TASK DIRECTIONS » When you reach the line containing "nullptr, nullptr, 0));" in the entries below, begin reproducing lines exactly, and stop once the line containing "else if (ge" is done.

:::::

int ccn_forward(ccn_handle_t h, const float* x_dev, const float* z_dev, const int64_t* t_dev, float* eps_dev,
                int32_t B, int32_t H, int32_t W, void* workspace_dev, size_t workspace_bytes, void* stream)
{
    int rc = check_ready(h);
    if (rc) return rc;
    if (!x_dev || !z_dev || !t_dev || !eps_dev) return fail(CCN_EINVAL, "null tensor pointer");
    Binding* b = nullptr;
    if ((rc = get_binding(h, B, H, W, 1, workspace_dev, workspace_bytes, &b))) return rc;
    hipStream_t s = (hipStream_t)stream;
    HIPCHK(hipMemcpyAsync(b->ws + b->plan->zbuf, z_dev, (size_t)B * h->cfg.z_dim * 4, hipMemcpyDeviceToDevice, s));
    if ((rc = run_conditioning(h, b, s, t_dev, B, B, 1))) return rc;
    StepCtx c;
    c.step = 0; c.x_in = x_dev; c.x_state = nullptr; c.eps_out = eps_dev; c.do_ddim = 0;
    return run_ops(h, b, s, c);
}

static int sample_impl(ccn_handle_t h, const float* z_dev, const float* x_T_dev, float* x_out_dev, int32_t B, int32_t H, int32_t W,
                       int32_t steps, const int32_t* ts_host, const float* coef_host, const float* sigma_host, const float* noise_dev,
                       void* workspace_dev, size_t workspace_bytes, void* stream, int32_t use_graph, const Guide* gd = nullptr,
                       const MultiStep* ms = nullptr)
{
    int rc = check_ready(h);
    if (rc) return rc;
    if (!z_dev || !x_T_dev || !x_out_dev || !ts_host || !coef_host) return fail(CCN_EINVAL, "null pointer");
    if (gd && (B <= 0 || B > INT32_MAX / 2)) return fail(CCN_EINVAL, "B, H, W, steps must be positive");
    const int PB = gd ? 2 * B : B;
    Binding* p = nullptr;
    if ((rc = get_binding(h, PB, H, W, steps, workspace_dev, workspace_bytes, &p))) return rc;
    hipStream_t s = (hipStream_t)stream;
    const size_t img_bytes = (size_t)B * h->cfg.img_ch * H * W * 4, z_row = (size_t)h->cfg.z_dim * 4;
    float* xstate = (float*)(p->ws + p->plan->xstate);
    char* zbuf = p->ws + p->plan->zbuf;
    HIPCHK(hipMemcpyAsync(zbuf, z_dev, (size_t)B * z_row, hipMemcpyDeviceToDevice, s));
    if (gd && !gd->z_null) HIPCHK(hipMemsetAsync(zbuf + (size_t)B * z_row, 0, (size_t)B * z_row, s));
    if (gd && gd->z_null) {
        char* zn = zbuf + (size_t)B * z_row;
        HIPCHK(hipMemcpyAsync(zn, gd->z_null, z_row, hipMemcpyDeviceToDevice, s));
        for (int have = 1; have < B; have *= 2)
            HIPCHK(hipMemcpyAsync(zn + (size_t)have * z_row, zn, (size_t)std::min(have, B - have) * z_row, hipMemcpyDeviceToDevice, s));
    }
    if (x_T_dev != xstate) HIPCHK(hipMemcpyAsync(xstate, x_T_dev, img_bytes, hipMemcpyDeviceToDevice, s));
    if (gd) HIPCHK(hipMemcpyAsync((char*)xstate + img_bytes, xstate, img_bytes, hipMemcpyDeviceToDevice, s));

    if (p->ts_keep.size() != (size_t)steps || std::memcmp(p->ts_keep.data(), ts_host, (size_t)steps * 4)) {
        HIPCHK(hipStreamSynchronize(s));
        p->ts_keep.assign(ts_host, ts_host + steps);
        HIPCHK(hipMemcpy(p->ws + p->plan->ts_dev, p->ts_keep.data(), (size_t)steps * 4, hipMemcpyHostToDevice));
    }
    if (use_graph && !h->profiling) {
        GraphEntry* ge = nullptr;
        for (auto& g : p->graphs)
            if (g.steps == steps && !std::memcmp(g.ts.data(), ts_host, (size_t)steps * 4) &&
                !std::memcmp(g.coef.data(), coef_host, (size_t)steps * 16) && g.noise == noise_dev &&
                g.sigma.size() == (sigma_host ? (size_t)steps : 0) &&
                (!sigma_host || !std::memcmp(g.sigma.data(), sigma_host, (size_t)steps * 4)) &&
                g.guided == (gd != nullptr) && (!gd || (g.w == gd->w && g.eps == gd->eps)) &&
                g.hist == (ms ? ms->hist : nullptr) && g.c4.size() == (ms ? (size_t)steps : 0) &&
                (!ms || !std::memcmp(g.c4.data(), ms->c4, (size_t)steps * 4))) { ge = &g; break; }
        if (!ge) {
            GraphEntry g;
            g.steps = steps; g.ts.assign(ts_host, ts_host + steps); g.coef.assign(coef_host, coef_host + steps * 4);
            if (sigma_host) g.sigma.assign(sigma_host, sigma_host + steps);
            g.noise = noise_dev;
            if (gd) { g.guided = true; g.w = gd->w; g.eps = gd->eps; }
            if (ms) { g.c4.assign(ms->c4, ms->c4 + steps); g.hist = ms->hist; }
            HIPCHK(hipStreamBeginCapture(h->cap_stream, hipStreamCaptureModeRelaxed));
            rc = run_conditioning(h, p, h->cap_stream, nullptr, steps, steps * PB, PB);
            if (!rc) rc = run_steps(h, p, h->cap_stream, steps, coef_host, sigma_host, noise_dev, gd, ms);
            hipGraph_t graph = nullptr;
            const hipError_t ce = hipStreamEndCapture(h->cap_stream, &graph);
            if (rc) { if (graph) (void)hipGraphDestroy(graph); return rc; }
            if (ce != hipSuccess) return fail(CCN_EHIP, std::string("hipStreamEndCapture: ") + hipGetErrorString(ce));
            g.graph = graph;
            HIPCHK(hipGraphInstantiate(&g.exec, g.graph, nullptr, nullptr, 0));
            if (p->graphs.size() >= kMaxGraphsPerBinding) {
                HIPCHK(hipDeviceSynchronize());
                p->graphs.front().destroy();
                p->graphs.erase(p->graphs.begin());
            }
            p->graphs.push_back(g);
            ge = &p->graphs.back();
        } else if (ge != &p->graphs.back()) {
            std::rotate(p->graphs.begin() + (ge - p->graphs.data()), p->graphs.begin() + (ge - p->graphs.data()) + 1, p->graphs.end());
            ge = &p->graphs.back();
        }
        HIPCHK(hipGraphLaunch(ge->exec, s));
    } else {
        if ((rc = run_conditioning(h, p, s, nullptr, steps, steps * PB, PB))) return rc;
        if ((rc = run_steps(h, p, s, steps, coef_host, sigma_host, noise_dev, gd, ms))) return rc;
    }
    if (x_out_dev != xstate) HIPCHK(hipMemcpyAsync(x_out_dev, xstate, img_bytes, hipMemcpyDeviceToDevice, s));
    return CCN_OK;
}
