class PinnedPool {
 public:
  static PinnedPool& inst() {
    static PinnedPool pool;
    return pool;
  }

  ~PinnedPool() {
    for (auto& [cls, bucket] : free_)
      for (auto& b : bucket) b->p = nullptr;
  }

  std::shared_ptr<PinnedBuf> acquire(size_t n) {
    size_t cls = 1ull << (64 - __builtin_clzll(std::max<size_t>(n, 1 << 16) - 1));
    {
      std::lock_guard<std::mutex> lk(mu_);
      auto& bucket = free_[cls];
      if (!bucket.empty()) {
        auto b = bucket.back();
        bucket.pop_back();
        b->len = n;
        return b;
      }
    }
    auto b = std::make_shared<PinnedBuf>();
    void* p = nullptr;
    if (hipHostMalloc(&p, cls, 0) == 0 && p) {
      b->p = (char*)p;
      b->pinned = true;
    } else {
      b->p = (char*)malloc(cls);
      if (!b->p) throw std::bad_alloc();
      b->pinned = false;
    }
    b->cap = cls;
    b->len = n;
    return b;
  }

  void release(std::shared_ptr<PinnedBuf> b) {
    std::lock_guard<std::mutex> lk(mu_);
    auto& bucket = free_[b->cap];
    size_t limit = b->cap >= (64u << 20) ? 16 : 8;
    if (bucket.size() < limit) bucket.push_back(std::move(b));
  }

 private:
  std::mutex mu_;
  std::unordered_map<size_t, std::vector<std::shared_ptr<PinnedBuf>>> free_;
};

PinnedBuf::~PinnedBuf() {
  if (!p) return;
  if (pinned)
    hipHostFree(p);
  else
    free(p);
}

static void write_all(int fd, const char* data, size_t n) {
  while (n) {
    ssize_t w = ::send(fd, data, n, MSG_NOSIGNAL);
    if (w < 0) {
      if (errno == EINTR) continue;
      throw std::runtime_error(std::string("send: ") + strerror(errno));
    }
    data += w;
    n -= (size_t)w;
  }
}

static void writev_all(int fd, std::vector<iovec> iov) {
  size_t idx = 0;
  while (idx < iov.size()) {
    ssize_t w = ::writev(fd, iov.data() + idx, (int)(iov.size() - idx));
    if (w < 0) {
      if (errno == EINTR) continue;
      throw std::runtime_error(std::string("writev: ") + strerror(errno));
    }
    size_t ww = (size_t)w;
    while (idx < iov.size() && ww >= iov[idx].iov_len) {
      ww -= iov[idx].iov_len;
      ++idx;
    }
    if (idx < iov.size() && ww) {
      iov[idx].iov_base = (char*)iov[idx].iov_base + ww;
      iov[idx].iov_len -= ww;
    }
  }
}

static bool read_all(int fd, char* data, size_t n) {
  while (n) {
    ssize_t r = ::recv(fd, data, n, 0);
    if (r < 0) {
      if (errno == EINTR) continue;
      return false;
    }
    if (r == 0) return false;
    data += r;
    n -= (size_t)r;
  }
  return true;
}

static void set_sock_opts(int fd) {
  int one = 1;
  setsockopt(fd, IPPROTO_TCP, TCP_NODELAY, &one, sizeof(one));
  int buf = 8 << 20;
  setsockopt(fd, SOL_SOCKET, SO_SNDBUF, &buf, sizeof(buf));
  setsockopt(fd, SOL_SOCKET, SO_RCVBUF, &buf, sizeof(buf));
}

static int spin_us() {
  static int v = [] {
    const char* e = getenv("RAYFED_SPIN_US");
    return e ? atoi(e) : 120;
  }();
  return v;
}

:::::

YOUR SOLUTION »
            HIPCHK(hipGraphInstantiate(&g.exec, g.graph, nullptr, nullptr, 0));
            if (p->graphs.size() >= kMaxGraphsPerBinding) {
                HIPCHK(hipDeviceSynchronize());
                p->graphs.front().destroy();
                p->graphs.erase(p->graphs.begin());
            }
            p->graphs.push_back(g);
            ge = &p->graphs.back();
        } else if (ge != &p->graphs.back()) {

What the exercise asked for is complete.